YOUR TASK -
For the entries that follow, report how many lines include the word "struct" and add nothing.

Items from a data source
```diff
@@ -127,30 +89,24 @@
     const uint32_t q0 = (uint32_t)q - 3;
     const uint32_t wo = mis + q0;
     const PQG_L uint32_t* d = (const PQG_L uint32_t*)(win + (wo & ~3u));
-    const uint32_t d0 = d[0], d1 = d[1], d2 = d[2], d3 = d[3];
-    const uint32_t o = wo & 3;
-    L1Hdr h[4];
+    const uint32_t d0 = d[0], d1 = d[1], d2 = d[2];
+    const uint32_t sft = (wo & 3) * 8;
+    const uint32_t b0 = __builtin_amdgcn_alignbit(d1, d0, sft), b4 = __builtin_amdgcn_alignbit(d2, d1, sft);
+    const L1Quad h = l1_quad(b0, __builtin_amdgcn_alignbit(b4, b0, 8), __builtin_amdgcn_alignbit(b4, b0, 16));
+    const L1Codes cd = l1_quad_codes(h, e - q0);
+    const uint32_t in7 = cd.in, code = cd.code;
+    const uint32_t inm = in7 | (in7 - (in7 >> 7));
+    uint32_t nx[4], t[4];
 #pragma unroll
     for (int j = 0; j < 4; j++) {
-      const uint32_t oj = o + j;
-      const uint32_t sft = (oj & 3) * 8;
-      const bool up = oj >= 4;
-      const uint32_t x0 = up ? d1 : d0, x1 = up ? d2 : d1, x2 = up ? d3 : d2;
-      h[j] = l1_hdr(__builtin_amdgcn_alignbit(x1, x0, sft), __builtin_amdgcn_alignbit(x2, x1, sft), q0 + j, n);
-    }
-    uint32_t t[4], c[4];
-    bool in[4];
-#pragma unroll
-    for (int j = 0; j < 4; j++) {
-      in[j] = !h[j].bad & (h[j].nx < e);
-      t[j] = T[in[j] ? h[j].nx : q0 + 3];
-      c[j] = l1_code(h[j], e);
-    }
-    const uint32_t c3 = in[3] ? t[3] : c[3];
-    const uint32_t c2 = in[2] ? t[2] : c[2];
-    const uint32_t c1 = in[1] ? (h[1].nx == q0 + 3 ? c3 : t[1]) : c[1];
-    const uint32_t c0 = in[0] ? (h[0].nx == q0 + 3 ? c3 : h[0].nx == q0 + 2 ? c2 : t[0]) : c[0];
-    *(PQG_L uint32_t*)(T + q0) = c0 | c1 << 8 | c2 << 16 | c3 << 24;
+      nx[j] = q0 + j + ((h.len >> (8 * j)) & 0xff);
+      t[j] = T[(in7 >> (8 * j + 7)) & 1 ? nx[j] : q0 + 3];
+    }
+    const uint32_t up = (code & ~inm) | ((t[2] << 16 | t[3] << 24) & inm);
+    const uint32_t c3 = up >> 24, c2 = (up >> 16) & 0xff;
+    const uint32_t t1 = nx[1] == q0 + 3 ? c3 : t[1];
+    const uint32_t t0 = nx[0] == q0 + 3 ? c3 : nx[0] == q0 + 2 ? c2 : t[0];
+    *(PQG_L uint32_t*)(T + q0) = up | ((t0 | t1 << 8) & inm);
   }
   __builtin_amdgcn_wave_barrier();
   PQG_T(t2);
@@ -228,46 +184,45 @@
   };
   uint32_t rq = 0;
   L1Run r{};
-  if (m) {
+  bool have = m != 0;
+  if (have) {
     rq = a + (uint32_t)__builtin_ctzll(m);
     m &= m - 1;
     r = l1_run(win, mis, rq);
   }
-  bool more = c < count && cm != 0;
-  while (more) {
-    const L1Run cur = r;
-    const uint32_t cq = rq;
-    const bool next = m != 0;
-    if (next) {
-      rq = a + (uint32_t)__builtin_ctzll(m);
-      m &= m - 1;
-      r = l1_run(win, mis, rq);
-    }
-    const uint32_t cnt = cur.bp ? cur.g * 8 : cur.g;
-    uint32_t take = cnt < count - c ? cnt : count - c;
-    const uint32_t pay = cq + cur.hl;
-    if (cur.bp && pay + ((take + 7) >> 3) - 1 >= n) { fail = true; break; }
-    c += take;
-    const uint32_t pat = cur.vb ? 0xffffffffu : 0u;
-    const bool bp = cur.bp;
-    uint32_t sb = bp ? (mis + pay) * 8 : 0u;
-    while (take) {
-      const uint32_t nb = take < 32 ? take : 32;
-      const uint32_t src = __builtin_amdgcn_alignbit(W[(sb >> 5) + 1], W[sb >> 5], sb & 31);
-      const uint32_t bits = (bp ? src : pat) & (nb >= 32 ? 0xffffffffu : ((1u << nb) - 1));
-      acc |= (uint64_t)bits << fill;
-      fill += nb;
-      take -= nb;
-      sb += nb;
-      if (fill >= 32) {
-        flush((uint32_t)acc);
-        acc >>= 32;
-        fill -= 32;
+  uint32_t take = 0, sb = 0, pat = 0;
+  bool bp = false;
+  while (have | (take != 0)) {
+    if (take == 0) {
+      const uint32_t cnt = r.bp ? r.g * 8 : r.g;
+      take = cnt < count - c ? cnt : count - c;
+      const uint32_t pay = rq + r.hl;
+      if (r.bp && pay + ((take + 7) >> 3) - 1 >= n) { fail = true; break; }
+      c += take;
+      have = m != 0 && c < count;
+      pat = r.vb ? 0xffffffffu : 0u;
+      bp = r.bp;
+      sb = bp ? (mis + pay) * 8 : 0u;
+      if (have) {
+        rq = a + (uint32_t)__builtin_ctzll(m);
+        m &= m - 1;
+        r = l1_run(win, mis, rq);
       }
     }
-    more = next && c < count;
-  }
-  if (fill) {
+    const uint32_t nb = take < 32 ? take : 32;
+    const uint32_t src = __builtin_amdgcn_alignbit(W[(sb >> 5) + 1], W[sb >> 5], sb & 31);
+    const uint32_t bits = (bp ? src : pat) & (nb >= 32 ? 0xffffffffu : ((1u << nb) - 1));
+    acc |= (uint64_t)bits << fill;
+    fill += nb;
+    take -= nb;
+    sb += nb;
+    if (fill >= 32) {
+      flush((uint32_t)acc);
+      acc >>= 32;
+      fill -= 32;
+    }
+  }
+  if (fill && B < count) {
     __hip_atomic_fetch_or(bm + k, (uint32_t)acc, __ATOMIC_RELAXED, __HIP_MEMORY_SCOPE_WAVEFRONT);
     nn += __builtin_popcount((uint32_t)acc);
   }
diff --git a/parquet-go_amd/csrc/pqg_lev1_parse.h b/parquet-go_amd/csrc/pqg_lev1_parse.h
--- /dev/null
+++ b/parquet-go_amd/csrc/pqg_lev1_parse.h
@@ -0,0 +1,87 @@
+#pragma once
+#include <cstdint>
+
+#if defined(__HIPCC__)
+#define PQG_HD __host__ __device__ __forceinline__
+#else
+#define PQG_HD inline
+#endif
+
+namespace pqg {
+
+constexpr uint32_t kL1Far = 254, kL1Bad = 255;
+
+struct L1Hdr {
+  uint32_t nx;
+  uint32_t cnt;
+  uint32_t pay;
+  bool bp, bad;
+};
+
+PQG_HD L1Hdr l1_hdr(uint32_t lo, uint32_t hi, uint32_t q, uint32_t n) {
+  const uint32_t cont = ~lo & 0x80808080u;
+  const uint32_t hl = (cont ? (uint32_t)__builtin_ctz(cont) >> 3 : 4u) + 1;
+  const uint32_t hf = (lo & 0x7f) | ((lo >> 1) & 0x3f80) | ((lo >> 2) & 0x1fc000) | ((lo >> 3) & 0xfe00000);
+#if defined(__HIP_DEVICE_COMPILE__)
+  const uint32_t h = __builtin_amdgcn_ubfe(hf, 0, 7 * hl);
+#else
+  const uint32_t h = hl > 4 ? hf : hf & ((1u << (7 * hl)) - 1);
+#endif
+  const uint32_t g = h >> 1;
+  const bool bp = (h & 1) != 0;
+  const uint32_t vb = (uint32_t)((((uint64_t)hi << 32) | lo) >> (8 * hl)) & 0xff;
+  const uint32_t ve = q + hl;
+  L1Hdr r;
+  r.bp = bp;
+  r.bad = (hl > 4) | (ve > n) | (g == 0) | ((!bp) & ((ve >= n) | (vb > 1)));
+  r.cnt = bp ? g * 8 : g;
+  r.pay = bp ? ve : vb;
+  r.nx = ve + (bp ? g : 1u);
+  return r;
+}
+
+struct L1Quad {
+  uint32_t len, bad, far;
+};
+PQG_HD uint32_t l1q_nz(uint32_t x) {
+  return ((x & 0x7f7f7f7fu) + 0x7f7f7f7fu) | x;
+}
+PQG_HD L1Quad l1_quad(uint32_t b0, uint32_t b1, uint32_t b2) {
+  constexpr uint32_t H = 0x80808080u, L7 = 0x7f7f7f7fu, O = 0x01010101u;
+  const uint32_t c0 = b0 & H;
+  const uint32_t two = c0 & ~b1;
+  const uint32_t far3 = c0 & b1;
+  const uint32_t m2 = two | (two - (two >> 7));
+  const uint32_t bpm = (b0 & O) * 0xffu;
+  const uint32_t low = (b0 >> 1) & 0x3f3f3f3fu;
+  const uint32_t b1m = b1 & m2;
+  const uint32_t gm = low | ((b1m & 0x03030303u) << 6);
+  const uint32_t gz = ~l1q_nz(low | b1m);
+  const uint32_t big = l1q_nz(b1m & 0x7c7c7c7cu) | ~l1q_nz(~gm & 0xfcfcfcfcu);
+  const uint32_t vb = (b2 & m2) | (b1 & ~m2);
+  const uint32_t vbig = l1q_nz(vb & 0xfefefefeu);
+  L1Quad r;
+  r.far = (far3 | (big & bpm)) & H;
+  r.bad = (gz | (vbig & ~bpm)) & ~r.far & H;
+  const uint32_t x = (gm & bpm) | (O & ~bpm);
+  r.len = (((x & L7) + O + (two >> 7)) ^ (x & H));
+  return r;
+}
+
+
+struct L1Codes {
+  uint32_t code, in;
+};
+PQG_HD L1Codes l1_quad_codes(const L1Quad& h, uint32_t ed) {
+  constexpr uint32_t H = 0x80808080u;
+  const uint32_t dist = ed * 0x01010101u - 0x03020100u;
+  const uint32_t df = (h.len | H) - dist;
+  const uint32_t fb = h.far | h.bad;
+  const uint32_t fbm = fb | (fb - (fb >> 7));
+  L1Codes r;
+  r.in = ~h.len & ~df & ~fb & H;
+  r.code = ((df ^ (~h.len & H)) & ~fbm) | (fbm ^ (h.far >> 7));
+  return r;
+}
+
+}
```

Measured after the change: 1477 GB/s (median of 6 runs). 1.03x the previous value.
--
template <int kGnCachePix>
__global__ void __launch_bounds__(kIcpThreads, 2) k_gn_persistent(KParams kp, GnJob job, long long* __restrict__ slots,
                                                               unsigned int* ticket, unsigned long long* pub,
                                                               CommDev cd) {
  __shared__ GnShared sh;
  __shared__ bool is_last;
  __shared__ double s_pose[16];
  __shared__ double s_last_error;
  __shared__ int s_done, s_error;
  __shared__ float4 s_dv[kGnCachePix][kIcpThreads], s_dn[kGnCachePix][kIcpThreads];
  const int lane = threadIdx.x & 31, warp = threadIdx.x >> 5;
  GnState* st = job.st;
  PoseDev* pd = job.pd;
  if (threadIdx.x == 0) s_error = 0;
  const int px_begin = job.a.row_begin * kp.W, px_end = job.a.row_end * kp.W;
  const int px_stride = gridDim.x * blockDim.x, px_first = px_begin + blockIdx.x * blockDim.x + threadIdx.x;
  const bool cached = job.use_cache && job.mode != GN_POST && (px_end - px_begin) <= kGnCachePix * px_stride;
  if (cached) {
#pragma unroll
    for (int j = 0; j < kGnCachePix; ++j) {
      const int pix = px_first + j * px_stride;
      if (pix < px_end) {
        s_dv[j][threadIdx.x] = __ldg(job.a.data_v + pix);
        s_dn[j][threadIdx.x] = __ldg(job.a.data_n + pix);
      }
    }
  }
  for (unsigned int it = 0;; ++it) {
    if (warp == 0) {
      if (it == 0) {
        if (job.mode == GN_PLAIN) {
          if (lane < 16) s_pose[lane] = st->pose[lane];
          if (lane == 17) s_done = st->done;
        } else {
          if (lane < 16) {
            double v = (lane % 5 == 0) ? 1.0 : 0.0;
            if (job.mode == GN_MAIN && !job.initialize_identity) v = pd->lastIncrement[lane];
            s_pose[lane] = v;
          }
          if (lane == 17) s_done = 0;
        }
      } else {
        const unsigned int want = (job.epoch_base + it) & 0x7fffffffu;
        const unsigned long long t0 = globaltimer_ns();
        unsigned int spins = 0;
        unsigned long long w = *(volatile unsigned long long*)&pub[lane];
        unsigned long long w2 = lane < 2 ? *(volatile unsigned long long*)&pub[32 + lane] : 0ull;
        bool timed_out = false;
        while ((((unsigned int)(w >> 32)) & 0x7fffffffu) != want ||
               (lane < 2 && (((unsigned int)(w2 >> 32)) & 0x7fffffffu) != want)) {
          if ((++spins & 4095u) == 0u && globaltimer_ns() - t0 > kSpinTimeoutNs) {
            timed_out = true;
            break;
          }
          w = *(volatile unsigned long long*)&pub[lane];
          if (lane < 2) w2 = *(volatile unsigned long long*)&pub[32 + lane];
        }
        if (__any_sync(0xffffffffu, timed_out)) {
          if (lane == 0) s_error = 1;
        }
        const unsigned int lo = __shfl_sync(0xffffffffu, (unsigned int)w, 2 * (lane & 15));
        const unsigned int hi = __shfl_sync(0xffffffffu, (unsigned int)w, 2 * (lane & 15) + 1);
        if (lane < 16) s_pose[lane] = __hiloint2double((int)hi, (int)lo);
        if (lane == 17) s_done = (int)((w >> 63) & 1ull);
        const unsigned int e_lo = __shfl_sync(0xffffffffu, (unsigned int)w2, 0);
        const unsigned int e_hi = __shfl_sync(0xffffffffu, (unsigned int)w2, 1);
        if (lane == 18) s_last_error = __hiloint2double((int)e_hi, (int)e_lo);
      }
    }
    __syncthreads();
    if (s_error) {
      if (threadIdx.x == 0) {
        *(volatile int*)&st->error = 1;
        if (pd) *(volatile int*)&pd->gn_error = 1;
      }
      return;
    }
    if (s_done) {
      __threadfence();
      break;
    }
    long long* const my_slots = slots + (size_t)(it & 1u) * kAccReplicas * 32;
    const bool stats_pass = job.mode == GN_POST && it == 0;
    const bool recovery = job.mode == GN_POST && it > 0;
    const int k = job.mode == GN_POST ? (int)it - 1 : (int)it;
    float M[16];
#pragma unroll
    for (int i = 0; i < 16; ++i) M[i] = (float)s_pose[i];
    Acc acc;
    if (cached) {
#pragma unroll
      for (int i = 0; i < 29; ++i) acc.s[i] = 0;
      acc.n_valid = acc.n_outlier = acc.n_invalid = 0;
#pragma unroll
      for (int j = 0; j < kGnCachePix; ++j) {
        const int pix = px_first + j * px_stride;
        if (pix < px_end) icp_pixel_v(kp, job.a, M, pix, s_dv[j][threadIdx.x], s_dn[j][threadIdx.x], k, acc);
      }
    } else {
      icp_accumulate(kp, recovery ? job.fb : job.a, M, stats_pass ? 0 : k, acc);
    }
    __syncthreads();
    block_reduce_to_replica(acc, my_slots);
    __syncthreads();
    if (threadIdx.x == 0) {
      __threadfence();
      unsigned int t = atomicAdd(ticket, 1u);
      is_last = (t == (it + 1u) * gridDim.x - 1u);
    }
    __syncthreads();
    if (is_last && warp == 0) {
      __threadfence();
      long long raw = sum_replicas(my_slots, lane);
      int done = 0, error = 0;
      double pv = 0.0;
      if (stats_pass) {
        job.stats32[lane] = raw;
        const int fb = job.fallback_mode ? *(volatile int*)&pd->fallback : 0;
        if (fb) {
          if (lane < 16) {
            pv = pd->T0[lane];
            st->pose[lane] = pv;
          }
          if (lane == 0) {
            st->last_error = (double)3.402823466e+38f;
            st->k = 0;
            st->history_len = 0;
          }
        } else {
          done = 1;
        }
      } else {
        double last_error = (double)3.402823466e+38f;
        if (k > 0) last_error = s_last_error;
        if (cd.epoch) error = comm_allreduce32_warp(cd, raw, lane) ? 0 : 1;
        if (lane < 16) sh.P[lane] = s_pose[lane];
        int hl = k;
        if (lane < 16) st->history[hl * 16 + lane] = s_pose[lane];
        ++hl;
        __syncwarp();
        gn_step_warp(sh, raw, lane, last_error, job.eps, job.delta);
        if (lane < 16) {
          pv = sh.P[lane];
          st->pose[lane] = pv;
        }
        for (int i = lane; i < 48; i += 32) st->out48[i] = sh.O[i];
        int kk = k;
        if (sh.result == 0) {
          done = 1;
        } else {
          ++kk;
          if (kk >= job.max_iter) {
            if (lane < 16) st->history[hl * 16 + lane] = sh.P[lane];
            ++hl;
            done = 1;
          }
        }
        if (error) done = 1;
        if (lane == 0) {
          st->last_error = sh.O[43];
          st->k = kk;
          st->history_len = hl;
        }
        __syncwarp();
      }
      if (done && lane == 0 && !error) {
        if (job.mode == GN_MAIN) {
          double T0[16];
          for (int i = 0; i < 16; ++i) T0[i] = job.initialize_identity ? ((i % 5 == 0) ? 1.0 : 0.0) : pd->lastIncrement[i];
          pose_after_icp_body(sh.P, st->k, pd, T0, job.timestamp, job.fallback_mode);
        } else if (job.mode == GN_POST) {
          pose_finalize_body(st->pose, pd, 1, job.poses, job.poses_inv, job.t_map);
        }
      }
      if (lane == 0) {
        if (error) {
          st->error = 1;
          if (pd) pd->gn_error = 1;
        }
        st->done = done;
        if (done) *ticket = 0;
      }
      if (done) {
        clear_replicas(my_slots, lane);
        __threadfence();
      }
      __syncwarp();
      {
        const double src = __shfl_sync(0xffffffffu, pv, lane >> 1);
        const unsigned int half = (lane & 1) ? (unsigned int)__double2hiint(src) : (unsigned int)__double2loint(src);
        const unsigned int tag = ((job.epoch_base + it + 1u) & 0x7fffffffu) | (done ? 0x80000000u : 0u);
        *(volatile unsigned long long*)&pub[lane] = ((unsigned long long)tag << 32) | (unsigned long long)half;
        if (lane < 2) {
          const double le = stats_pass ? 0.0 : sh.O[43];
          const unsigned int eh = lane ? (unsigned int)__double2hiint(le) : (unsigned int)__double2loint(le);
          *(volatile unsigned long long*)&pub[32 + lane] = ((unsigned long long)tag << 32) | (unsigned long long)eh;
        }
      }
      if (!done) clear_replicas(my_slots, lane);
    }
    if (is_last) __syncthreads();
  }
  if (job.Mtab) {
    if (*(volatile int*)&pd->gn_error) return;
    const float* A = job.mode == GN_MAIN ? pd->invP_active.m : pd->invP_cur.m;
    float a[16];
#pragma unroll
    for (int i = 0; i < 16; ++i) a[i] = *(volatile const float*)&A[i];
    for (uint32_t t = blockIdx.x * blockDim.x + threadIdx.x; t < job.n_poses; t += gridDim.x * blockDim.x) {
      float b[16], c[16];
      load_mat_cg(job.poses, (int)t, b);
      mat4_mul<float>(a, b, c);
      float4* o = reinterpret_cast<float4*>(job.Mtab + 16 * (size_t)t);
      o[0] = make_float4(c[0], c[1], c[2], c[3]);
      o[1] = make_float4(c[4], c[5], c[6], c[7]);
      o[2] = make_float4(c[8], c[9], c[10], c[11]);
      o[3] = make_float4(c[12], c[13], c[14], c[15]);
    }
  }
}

EXERCISE ANSWER -
3